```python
def attnout_spk_stream_res32(a16, wstream, bo, res32, g1, be1, eps1, x32, b_in, out16, B, C, Tp):
    L = _lib.load()
    _chk(a16, F16, "a16"); _chk(wstream, F16, "wstream"); _chk(res32, F32, "res32"); _chk(x32, F32, "x32"); _chk(out16, F16, "out16")
    for n, t in (("bo", bo), ("g1", g1), ("be1", be1), ("b_in", b_in)):
        _chk(t, F32, n)
    M = B * C * Tp
    if a16.shape != (M, 256) or res32.shape != (M, 256) or x32.shape != (M, 256) or out16.shape != (M, 256) or b_in.numel() != 768:
        raise _lib.EendHipError("attnout_spk_stream_res32: shape mismatch")
    if wstream.numel() != L.eend_spk_stream_elems():
        raise _lib.EendHipError("attnout_spk_stream_res32: weight stream has the wrong size")
    _lib.check(L.eend_attnout_spk_stream_res32_f16(_p(a16), a16.stride(0), _p(wstream), _p(bo), _p(res32), _p(g1), _p(be1), eps1, _p(x32),
                                                   _p(b_in), _p(out16), B, C, Tp, 0.125, _stream()), "eend_attnout_spk_stream_res32_f16")


def spk_attn(qkv16, o16, B, C, Tp, H):
    L = _lib.load()
    _chk(qkv16, F16, "qkv16"); _chk(o16, F16, "o16")
    _lib.check(L.eend_spk_attn_f16(_p(qkv16), _p(o16), B, C, Tp, H, 1.0 / math.sqrt(64.0), _stream()),
               "eend_spk_attn_f16")


def emb_consistency(emb32, labels, T, lens=None, inv_count=0.0):
    L = _lib.load()
    _chk(emb32, F32, "emb32"); _chk(labels, F32, "labels"); _chk(lens, torch.int32, "lens")
    B, Tp, D = emb32.shape
    if labels.shape[0] != B or labels.shape[1] != T or Tp < T:
        raise _lib.EendHipError("emb_consistency: shape mismatch")
    nt = (T + 63) // 64
    ws = torch.empty(B * nt * nt, dtype=F32, device=emb32.device)
# ... 387 lines not shown
```

include/eend_hip.h:

```cpp
#ifndef EEND_HIP_H
#define EEND_HIP_H

#ifdef __cplusplus
extern "C" {
#endif

#define EEND_OK 0
#define EEND_EINVAL (-1)
#define EEND_ELAUNCH (-2)

#define EEND_ABI_VERSION 5
int eend_abi_version(void);

int eend_bn_cast_pad_f16(const float* x, const float* bn_weight, const float* bn_bias,
                         const float* bn_mean, const float* bn_var, float eps, void* out_f16,
                         int B, int T, int Tp, int Fin, int Fpad, int apply_bn, void* stream);

int eend_gather_bn_cast_pad_f16(const void* const* x_ptrs, const int* lens, float pad_value,
                                const float* bn_weight, const float* bn_bias, const float* bn_mean,
                                const float* bn_var, float eps, void* out_f16, int B, int T, int Tp, int Fin,
                                int Fpad, int apply_bn, void* stream);

int eend_encoder_input_ok(int Fin, int Tp, int ldw);
int eend_encoder_input_f16(const float* const* x_ptrs, const int* lens, float pad_value, const float* bn_w, const float* bn_b,
// ... 72 lines not shown
                                   float eps2, float* out_f32, void* out_f16, void* out_lo_f16, int M, int F, void* stream);
int eend_attnout_ffn_stream_f16(const void* A, int lda, const void* wstream, const float* bo, const float* res,
                                const void* res_f16, const float* g1, const float* be1, float eps1, const float* b1,
                                const float* b2, const float* g2, const float* be2, float eps2,
                                float* out_f32, void* out_f16, int M, int F, void* stream);
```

Activity:
The records above must be retyped in full, exactly as written.

Exercise response:
```python
def attnout_spk_stream_res32(a16, wstream, bo, res32, g1, be1, eps1, x32, b_in, out16, B, C, Tp):
    L = _lib.load()
    _chk(a16, F16, "a16"); _chk(wstream, F16, "wstream"); _chk(res32, F32, "res32"); _chk(x32, F32, "x32"); _chk(out16, F16, "out16")
    for n, t in (("bo", bo), ("g1", g1), ("be1", be1), ("b_in", b_in)):
        _chk(t, F32, n)
    M = B * C * Tp
    if a16.shape != (M, 256) or res32.shape != (M, 256) or x32.shape != (M, 256) or out16.shape != (M, 256) or b_in.numel() != 768:
        raise _lib.EendHipError("attnout_spk_stream_res32: shape mismatch")
    if wstream.numel() != L.eend_spk_stream_elems():
        raise _lib.EendHipError("attnout_spk_stream_res32: weight stream has the wrong size")
    _lib.check(L.eend_attnout_spk_stream_res32_f16(_p(a16), a16.stride(0), _p(wstream), _p(bo), _p(res32), _p(g1), _p(be1), eps1, _p(x32),
                                                   _p(b_in), _p(out16), B, C, Tp, 0.125, _stream()), "eend_attnout_spk_stream_res32_f16")


def spk_attn(qkv16, o16, B, C, Tp, H):
    L = _lib.load()
    _chk(qkv16, F16, "qkv16"); _chk(o16, F16, "o16")
    _lib.check(L.eend_spk_attn_f16(_p(qkv16), _p(o16), B, C, Tp, H, 1.0 / math.sqrt(64.0), _stream()),
               "eend_spk_attn_f16")


def emb_consistency(emb32, labels, T, lens=None, inv_count=0.0):
    L = _lib.load()
    _chk(emb32, F32, "emb32"); _chk(labels, F32, "labels"); _chk(lens, torch.int32, "lens")
    B, Tp, D = emb32.shape
    if labels.shape[0] != B or labels.shape[1] != T or Tp < T:
        raise _lib.EendHipError("emb_consistency: shape mismatch")
    nt = (T + 63) // 64
    ws = torch.empty(B * nt * nt, dtype=F32, device=emb32.device)
# ... 387 lines not shown
```

include/eend_hip.h:

```cpp
#ifndef EEND_HIP_H
#define EEND_HIP_H

#ifdef __cplusplus
extern "C" {
#endif

#define EEND_OK 0
#define EEND_EINVAL (-1)
#define EEND_ELAUNCH (-2)

#define EEND_ABI_VERSION 5
int eend_abi_version(void);

int eend_bn_cast_pad_f16(const float* x, const float* bn_weight, const float* bn_bias,
                         const float* bn_mean, const float* bn_var, float eps, void* out_f16,
                         int B, int T, int Tp, int Fin, int Fpad, int apply_bn, void* stream);

int eend_gather_bn_cast_pad_f16(const void* const* x_ptrs, const int* lens, float pad_value,
                                const float* bn_weight, const float* bn_bias, const float* bn_mean,
                                const float* bn_var, float eps, void* out_f16, int B, int T, int Tp, int Fin,
                                int Fpad, int apply_bn, void* stream);

int eend_encoder_input_ok(int Fin, int Tp, int ldw);
int eend_encoder_input_f16(const float* const* x_ptrs, const int* lens, float pad_value, const float* bn_w, const float* bn_b,
// ... 72 lines not shown
                                   float eps2, float* out_f32, void* out_f16, void* out_lo_f16, int M, int F, void* stream);
int eend_attnout_ffn_stream_f16(const void* A, int lda, const void* wstream, const float* bo, const float* res,
                                const void* res_f16, const float* g1, const float* be1, float eps1, const float* b1,
                                const float* b2, const float* g2, const float* be2, float eps2,
                                float* out_f32, void* out_f16, int M, int F, void* stream);
```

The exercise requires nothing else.